[Stored data]
────────────────────

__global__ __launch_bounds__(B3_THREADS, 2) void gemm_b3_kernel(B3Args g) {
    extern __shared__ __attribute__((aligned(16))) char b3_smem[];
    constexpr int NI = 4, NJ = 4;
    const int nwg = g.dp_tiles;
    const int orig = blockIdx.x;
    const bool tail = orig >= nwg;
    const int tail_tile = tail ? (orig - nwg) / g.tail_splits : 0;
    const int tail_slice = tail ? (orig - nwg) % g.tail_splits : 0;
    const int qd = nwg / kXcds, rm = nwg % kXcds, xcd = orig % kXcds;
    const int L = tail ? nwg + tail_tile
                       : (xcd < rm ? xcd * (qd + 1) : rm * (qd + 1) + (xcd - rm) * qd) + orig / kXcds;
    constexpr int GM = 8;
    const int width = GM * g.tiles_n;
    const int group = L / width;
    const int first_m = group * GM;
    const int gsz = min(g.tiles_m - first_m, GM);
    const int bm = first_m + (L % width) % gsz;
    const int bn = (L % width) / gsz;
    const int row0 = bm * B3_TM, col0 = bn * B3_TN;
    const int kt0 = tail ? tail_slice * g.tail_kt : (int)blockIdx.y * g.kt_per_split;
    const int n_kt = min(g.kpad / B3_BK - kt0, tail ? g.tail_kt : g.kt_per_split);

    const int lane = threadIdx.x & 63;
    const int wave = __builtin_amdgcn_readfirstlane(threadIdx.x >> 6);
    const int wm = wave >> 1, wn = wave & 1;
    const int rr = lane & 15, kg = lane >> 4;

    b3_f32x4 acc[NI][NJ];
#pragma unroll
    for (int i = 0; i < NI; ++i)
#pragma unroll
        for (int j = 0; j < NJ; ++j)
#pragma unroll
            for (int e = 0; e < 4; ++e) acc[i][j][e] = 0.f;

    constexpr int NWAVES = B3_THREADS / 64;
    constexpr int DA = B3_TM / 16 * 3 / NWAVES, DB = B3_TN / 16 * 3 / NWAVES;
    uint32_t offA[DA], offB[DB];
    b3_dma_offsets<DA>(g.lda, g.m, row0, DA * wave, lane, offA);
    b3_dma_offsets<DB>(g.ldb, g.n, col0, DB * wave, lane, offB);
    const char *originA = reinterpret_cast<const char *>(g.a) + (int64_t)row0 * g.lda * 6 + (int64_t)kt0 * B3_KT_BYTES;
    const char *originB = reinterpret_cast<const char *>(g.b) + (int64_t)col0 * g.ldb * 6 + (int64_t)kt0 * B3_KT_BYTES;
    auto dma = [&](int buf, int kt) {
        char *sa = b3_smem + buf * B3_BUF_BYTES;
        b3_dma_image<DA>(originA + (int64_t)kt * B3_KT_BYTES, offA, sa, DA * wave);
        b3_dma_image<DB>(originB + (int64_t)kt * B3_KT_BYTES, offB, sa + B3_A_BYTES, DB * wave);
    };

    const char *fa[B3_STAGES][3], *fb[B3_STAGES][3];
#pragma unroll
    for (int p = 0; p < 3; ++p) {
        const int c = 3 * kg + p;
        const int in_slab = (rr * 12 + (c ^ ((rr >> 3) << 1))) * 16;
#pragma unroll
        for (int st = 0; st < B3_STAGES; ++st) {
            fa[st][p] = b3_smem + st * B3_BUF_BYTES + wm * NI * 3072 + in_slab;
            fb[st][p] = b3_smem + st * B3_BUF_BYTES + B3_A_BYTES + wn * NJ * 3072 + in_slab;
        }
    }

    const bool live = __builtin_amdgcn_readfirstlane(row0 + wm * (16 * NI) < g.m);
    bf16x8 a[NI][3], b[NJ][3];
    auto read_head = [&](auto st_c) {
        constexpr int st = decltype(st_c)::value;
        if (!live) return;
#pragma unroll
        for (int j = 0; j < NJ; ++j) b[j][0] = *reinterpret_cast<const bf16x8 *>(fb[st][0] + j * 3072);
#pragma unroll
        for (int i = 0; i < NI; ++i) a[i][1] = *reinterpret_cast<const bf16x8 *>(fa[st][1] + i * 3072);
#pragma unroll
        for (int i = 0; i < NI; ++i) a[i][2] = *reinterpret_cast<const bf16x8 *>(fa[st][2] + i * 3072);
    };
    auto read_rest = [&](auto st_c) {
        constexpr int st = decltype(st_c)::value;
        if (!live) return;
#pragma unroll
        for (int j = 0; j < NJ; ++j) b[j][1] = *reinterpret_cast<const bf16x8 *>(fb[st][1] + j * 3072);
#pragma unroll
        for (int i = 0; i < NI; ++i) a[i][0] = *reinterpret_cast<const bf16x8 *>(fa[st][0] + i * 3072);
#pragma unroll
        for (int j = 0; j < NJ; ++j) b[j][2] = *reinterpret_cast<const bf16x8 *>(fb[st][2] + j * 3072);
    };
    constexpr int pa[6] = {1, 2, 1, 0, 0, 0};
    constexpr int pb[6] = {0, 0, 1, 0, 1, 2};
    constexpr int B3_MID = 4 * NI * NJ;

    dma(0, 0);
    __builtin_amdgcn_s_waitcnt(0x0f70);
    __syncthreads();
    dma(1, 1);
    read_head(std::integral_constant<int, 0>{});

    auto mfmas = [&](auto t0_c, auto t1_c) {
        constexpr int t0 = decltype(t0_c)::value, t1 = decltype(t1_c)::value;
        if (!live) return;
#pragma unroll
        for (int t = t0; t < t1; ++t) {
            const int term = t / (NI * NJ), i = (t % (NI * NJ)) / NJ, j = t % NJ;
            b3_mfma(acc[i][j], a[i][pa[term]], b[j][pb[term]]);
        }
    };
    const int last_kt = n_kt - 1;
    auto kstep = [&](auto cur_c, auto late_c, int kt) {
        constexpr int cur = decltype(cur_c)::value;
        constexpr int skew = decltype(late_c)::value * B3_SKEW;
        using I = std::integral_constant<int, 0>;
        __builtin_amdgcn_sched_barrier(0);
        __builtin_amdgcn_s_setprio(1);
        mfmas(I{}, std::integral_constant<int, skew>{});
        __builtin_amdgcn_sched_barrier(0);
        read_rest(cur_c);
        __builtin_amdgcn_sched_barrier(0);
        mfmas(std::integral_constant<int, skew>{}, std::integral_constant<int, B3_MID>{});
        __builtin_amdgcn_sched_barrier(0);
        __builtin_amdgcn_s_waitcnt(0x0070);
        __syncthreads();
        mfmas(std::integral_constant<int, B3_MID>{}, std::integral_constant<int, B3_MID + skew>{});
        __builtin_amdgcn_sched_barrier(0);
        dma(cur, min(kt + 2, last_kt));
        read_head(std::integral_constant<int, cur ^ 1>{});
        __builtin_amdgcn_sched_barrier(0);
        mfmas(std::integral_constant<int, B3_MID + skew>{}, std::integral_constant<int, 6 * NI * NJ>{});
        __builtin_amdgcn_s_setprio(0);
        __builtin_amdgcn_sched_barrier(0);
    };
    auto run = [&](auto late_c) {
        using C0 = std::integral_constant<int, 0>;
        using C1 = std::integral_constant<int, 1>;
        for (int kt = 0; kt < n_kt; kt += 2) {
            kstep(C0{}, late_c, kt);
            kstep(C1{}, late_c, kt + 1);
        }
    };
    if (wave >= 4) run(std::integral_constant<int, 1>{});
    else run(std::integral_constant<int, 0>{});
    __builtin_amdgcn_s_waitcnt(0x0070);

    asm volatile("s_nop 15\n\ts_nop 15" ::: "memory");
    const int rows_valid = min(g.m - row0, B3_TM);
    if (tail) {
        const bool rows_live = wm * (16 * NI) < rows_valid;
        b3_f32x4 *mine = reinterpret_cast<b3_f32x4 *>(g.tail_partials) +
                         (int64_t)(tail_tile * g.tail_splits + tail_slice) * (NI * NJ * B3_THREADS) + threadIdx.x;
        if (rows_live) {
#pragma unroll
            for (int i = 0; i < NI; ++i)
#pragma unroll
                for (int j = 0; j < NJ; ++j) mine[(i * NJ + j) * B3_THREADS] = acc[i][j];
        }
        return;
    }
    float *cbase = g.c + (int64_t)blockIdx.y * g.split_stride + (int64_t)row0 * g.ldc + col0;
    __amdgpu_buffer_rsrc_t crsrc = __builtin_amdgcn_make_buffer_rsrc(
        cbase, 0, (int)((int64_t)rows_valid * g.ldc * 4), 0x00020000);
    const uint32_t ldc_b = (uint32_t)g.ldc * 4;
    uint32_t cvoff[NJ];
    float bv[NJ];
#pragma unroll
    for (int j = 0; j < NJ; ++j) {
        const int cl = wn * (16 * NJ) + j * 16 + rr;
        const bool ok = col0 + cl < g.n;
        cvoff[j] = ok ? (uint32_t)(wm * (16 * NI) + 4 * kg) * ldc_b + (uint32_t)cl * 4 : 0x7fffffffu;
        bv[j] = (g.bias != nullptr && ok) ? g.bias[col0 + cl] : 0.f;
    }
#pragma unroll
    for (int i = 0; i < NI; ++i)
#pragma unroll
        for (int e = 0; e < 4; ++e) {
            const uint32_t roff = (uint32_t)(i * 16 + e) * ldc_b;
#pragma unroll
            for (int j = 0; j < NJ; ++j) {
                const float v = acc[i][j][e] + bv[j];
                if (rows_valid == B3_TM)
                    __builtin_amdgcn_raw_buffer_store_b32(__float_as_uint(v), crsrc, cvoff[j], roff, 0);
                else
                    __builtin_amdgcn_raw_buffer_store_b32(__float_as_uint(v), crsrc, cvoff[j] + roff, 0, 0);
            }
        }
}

────────────────────

§ What the task asks: Answer with one number, namely how many lines in the records contain the string "roff".

§ Solution to this exercise: 3